* [ASSIGNED TASK]
Copy each line below containing "base".
──────── GIVEN DATA
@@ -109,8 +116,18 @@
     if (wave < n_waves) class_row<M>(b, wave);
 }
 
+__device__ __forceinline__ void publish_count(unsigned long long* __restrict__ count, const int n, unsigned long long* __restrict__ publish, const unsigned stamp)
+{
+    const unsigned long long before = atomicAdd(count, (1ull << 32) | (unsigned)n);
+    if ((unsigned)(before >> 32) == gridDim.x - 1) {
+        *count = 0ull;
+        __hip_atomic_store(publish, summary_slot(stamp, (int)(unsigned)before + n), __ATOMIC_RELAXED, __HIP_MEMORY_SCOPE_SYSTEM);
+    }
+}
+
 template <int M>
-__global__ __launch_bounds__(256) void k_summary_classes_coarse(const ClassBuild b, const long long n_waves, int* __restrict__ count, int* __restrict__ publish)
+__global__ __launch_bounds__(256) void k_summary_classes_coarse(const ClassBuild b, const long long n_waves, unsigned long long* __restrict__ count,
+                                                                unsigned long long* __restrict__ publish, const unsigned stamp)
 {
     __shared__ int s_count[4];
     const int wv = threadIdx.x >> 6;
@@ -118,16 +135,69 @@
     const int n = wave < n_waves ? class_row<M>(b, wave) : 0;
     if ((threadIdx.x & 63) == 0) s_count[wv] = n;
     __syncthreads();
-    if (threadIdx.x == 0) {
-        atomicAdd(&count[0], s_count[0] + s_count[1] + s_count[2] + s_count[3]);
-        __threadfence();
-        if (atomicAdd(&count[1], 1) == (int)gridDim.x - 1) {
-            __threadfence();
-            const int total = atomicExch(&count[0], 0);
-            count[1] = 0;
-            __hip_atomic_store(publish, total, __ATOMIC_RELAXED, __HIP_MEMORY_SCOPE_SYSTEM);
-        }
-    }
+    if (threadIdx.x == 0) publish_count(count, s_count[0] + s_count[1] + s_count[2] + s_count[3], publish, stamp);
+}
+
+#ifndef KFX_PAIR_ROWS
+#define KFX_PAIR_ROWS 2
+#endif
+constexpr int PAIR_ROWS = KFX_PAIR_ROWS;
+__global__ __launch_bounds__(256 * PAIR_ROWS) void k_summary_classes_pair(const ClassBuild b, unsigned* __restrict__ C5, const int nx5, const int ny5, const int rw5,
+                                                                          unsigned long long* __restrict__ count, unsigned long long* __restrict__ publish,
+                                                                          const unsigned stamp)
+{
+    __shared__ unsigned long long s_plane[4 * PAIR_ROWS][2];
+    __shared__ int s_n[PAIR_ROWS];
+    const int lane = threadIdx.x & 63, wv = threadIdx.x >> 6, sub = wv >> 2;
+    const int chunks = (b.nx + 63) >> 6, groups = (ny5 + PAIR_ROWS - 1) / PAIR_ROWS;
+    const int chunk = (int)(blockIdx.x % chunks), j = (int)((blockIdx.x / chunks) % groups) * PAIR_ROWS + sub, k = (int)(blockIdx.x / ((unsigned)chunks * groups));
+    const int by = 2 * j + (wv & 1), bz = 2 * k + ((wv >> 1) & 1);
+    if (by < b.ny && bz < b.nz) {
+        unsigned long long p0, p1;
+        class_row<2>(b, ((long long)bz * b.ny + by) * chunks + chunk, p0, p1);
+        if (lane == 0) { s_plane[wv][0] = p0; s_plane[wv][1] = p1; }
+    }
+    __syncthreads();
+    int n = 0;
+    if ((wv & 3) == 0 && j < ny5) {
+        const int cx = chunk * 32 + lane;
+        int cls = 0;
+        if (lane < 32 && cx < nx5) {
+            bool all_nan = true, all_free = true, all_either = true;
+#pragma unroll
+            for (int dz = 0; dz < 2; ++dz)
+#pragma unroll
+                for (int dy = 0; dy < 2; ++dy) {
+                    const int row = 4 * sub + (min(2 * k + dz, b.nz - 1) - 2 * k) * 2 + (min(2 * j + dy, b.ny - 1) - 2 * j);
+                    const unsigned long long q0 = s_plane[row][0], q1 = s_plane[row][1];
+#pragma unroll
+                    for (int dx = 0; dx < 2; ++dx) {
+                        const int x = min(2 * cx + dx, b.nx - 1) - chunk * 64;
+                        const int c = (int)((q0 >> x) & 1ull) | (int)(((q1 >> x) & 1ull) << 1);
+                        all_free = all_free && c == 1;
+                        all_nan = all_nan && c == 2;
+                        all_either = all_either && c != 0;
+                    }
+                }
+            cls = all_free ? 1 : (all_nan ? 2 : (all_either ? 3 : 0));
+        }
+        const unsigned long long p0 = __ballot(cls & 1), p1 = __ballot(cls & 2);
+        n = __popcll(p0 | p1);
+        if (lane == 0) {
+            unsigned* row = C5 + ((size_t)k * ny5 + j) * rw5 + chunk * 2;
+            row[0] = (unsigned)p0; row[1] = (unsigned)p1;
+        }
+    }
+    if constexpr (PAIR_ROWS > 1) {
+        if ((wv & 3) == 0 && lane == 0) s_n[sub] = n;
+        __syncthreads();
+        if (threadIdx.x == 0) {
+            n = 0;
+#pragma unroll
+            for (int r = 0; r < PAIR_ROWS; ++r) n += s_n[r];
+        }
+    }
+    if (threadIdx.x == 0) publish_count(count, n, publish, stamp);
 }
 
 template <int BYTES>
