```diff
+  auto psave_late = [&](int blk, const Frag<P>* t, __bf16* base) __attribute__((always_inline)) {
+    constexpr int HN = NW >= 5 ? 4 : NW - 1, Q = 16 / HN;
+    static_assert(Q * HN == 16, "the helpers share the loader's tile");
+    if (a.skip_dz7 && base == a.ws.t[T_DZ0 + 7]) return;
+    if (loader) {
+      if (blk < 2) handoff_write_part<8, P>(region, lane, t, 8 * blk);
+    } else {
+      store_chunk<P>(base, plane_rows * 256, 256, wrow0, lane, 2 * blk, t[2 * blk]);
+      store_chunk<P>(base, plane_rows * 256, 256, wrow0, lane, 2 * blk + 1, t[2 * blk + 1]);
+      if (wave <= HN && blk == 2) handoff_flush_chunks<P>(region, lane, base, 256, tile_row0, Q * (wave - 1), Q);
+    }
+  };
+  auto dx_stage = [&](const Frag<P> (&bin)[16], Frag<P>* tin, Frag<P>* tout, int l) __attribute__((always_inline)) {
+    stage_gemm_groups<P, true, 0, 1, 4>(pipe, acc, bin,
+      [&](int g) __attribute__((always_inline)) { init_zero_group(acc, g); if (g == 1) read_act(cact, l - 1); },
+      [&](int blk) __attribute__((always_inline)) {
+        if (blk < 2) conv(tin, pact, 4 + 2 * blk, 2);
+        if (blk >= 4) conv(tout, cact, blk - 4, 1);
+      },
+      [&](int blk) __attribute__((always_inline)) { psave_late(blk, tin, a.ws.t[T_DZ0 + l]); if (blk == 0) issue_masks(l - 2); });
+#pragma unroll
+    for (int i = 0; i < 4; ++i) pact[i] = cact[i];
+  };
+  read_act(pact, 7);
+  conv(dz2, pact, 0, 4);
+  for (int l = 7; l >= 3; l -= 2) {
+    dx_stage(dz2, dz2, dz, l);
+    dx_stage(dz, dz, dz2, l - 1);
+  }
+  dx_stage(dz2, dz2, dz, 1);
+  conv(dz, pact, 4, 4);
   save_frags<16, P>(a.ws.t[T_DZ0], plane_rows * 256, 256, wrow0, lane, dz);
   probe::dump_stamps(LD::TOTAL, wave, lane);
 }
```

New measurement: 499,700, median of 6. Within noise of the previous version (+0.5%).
────────────────
* [WRITTEN SOLUTION]
+  auto psave_late = [&](int blk, const Frag<P>* t, __bf16* base) __attribute__((always_inline)) {
+    if (a.skip_dz7 && base == a.ws.t[T_DZ0 + 7]) return;
+      store_chunk<P>(base, plane_rows * 256, 256, wrow0, lane, 2 * blk, t[2 * blk]);
+      store_chunk<P>(base, plane_rows * 256, 256, wrow0, lane, 2 * blk + 1, t[2 * blk + 1]);
+      if (wave <= HN && blk == 2) handoff_flush_chunks<P>(region, lane, base, 256, tile_row0, Q * (wave - 1), Q);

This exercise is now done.